La tarification à la seconde des cartes prépayées : un projet encore bien vague

Par 09 février 2004
Mots-clés : Smart city

Il faut être très prudent lorsqu'il s'agit de traiter la moindre information concernant la tarification à la seconde. La dernière déclaration en date de Nicole Fontaine, ministre déléguée...

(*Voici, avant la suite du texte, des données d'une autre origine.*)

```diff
@@ -232,6 +320,17 @@
 }
 
 }
+
+template <typename D, int NT>
+static void tail_fwd_launch(const float* gram, const float* g, int64_t count, int c, const void* w, int cout, const float* gamma,
+                            const float* beta, float eps, float momentum, float* running_mean, float* running_var, int64_t* nbt,
+                            float* mean, float* invstd, float* scale, float* shift, float* t, void* wd, hipStream_t s) {
+  hipLaunchKernelGGL((bn_tail_fwd_kernel<D, NT>), dim3((cout + TF_CO - 1) / TF_CO), dim3(256), 0, s, gram, g, (double)count, c, w,
+                     cout, gamma, beta, eps, momentum, running_mean, running_var, nbt, mean, invstd, scale, shift, t,
+                     static_cast<D*>(wd));
+}
+#define SFK_TAIL_FWD_ARGS \
+  gram, g, count, c, w, cout, gamma, beta, eps, momentum, running_mean, running_var, nbt, mean, invstd, scale, shift, t, wd, s
 
 extern "C" int sfk_bn_tail_fwd(const float* gram, const float* a_sums, int32_t a_nparts, int64_t count, float* g, int32_t c,
                                const void* w, int32_t w_dtype, int32_t cout,
@@ -243,14 +342,13 @@
   if (!tail_args_ok(c, cout, w_dtype) || (!running_mean) != (!running_var)) return SFK_ERR_INVALID;
   if (c > TF_MAXC) return SFK_ERR_UNSUPPORTED;
   hipStream_t s = static_cast<hipStream_t>(stream);
-  hipLaunchKernelGGL(bn_tail_fold_g_kernel, dim3((c + 3) / 4), dim3(256), 0, s, a_sums, a_nparts, c, g);
-  const dim3 grid((cout + TF_CO - 1) / TF_CO), blk(256);
-  if (w_dtype == SFK_BF16)
-    hipLaunchKernelGGL(bn_tail_fwd_kernel<bf16_t>, grid, blk, 0, s, gram, g, (double)count, c, w, cout, gamma, beta, eps, momentum,
-                       running_mean, running_var, nbt, mean, invstd, scale, shift, t, static_cast<bf16_t*>(wd));
-  else
-    hipLaunchKernelGGL(bn_tail_fwd_kernel<float>, grid, blk, 0, s, gram, g, (double)count, c, w, cout, gamma, beta, eps, momentum,
-                       running_mean, running_var, nbt, mean, invstd, scale, shift, t, static_cast<float*>(wd));
+  hipLaunchKernelGGL(bn_tail_fold_g_kernel, dim3((c + FOLD_CH - 1) / FOLD_CH), dim3(256), 0, s, a_sums, a_nparts, c, g);
+  const bool bf = w_dtype == SFK_BF16;
+  const int nt = c <= 64 ? 1 : c <= 128 ? 2 : c <= 256 ? 4 : 8;
+  if (nt == 1) bf ? tail_fwd_launch<bf16_t, 1>(SFK_TAIL_FWD_ARGS) : tail_fwd_launch<float, 1>(SFK_TAIL_FWD_ARGS);
+  else if (nt == 2) bf ? tail_fwd_launch<bf16_t, 2>(SFK_TAIL_FWD_ARGS) : tail_fwd_launch<float, 2>(SFK_TAIL_FWD_ARGS);
+  else if (nt == 4) bf ? tail_fwd_launch<bf16_t, 4>(SFK_TAIL_FWD_ARGS) : tail_fwd_launch<float, 4>(SFK_TAIL_FWD_ARGS);
+  else bf ? tail_fwd_launch<bf16_t, 8>(SFK_TAIL_FWD_ARGS) : tail_fwd_launch<float, 8>(SFK_TAIL_FWD_ARGS);
   SFK_CHECK_LAUNCH();
   return SFK_OK;
 }
@@ -259,7 +357,7 @@
 static int tail_bwd_launch(const float* rx, const float* parts, int nparts, const float* g, int64_t count, const float* t, int c, const void* w, int cout,
                            const float* gamma, const float* mean, const float* invstd, float* dgamma, float* dbeta,
                            float* dw, void* m, float* bias, float* coef, hipStream_t s) {
-  hipLaunchKernelGGL(bn_tail_coef_kernel<D>, dim3((cout + 3) / 4), dim3(256), 0, s, rx, parts, nparts, (double)count, c, w, cout, gamma, mean,
+  hipLaunchKernelGGL(bn_tail_coef_kernel<D>, dim3((cout + FOLD_CH - 1) / FOLD_CH), dim3(256), 0, s, rx, parts, nparts, (double)count, c, w, cout, gamma, mean,
                      invstd, dgamma, dbeta, coef);
   const int ax = (c + 31) / 32, ay = (cout + 31) / 32, mx = (c + 15) / 16, nb = (c + 15) / 16;
   hipLaunchKernelGGL(bn_tail_post_kernel<D>, dim3(ax * ay + mx * mx + nb), dim3(256), 0, s, rx, g, t, c, w, cout, coef, dw,
```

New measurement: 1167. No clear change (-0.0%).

## Add LDS-resident gram path for small-channel BN tail and widen reductions

Applied to the files above, without the earlier changes.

Il faut être très prudent lorsqu’il s’agit de traiter la moindre information concernant la tarification à la seconde. La dernière déclaration en date de Nicole Fontaine, ministre déléguée à l’Industrie, et parue dans le Journal du Dimanche du 8 février, montre bien qu’il n’est pas certain que la tarification à la seconde, dont il est question depuis longtemps, soit mise en place prochainement. Nicole Fontaine a assuré qu’elle avait obtenu un « engagement formel » des opérateurs de téléphonie mobile, l’assurant que la tarification à la seconde sur les cartes prépayées serait proposée « dans les prochains mois »… Globalement, donc, le projet semble assez vague… Pourtant, ce sont aujourd’hui 16 millions d’utilisateurs français de téléphones portables qui sont concernés par les cartes prépayées, et qui ne peuvent avoir connaissance de leur consommation exacte. La ministre s’est en outre félicitée de la baisse du prix du SMS, amorcée par Orange à la fin du mois de janvier, mais qui ne porte pour l’instant que sur les forfaits de SMS et dont ne profitent donc pas les consommateurs de messages écrits à l’unité. Autre point que le gouvernement prend en compte dans ce domaine, celui du tarif des MMS, tout particulièrement coûteux, à l’heure où les appareils permettant de les transmettre sont en passe de se généraliser. Autre thème – et non des moindres - évoqué par Nicole Fontaine, celui de l’annuaire universel, dont la mise en place est prévue en 2004 : le ministère de l’industrie proposera mardi un amendement stipulant que « l’abonné, pour que son numéro de portable figure dans (cet) annuaire, donne son consentement explicite aux opérateurs ». Une disposition nécessaire si l’on imagine que des marketeurs peu scrupuleux pourraient utiliser, comme ils le font aujourd'hui avec le courrier électronique non sollicité, l’annuaire universel comme un extraordinaire fichier client. (Atelier groupe BNP Paribas – 09/02/2004)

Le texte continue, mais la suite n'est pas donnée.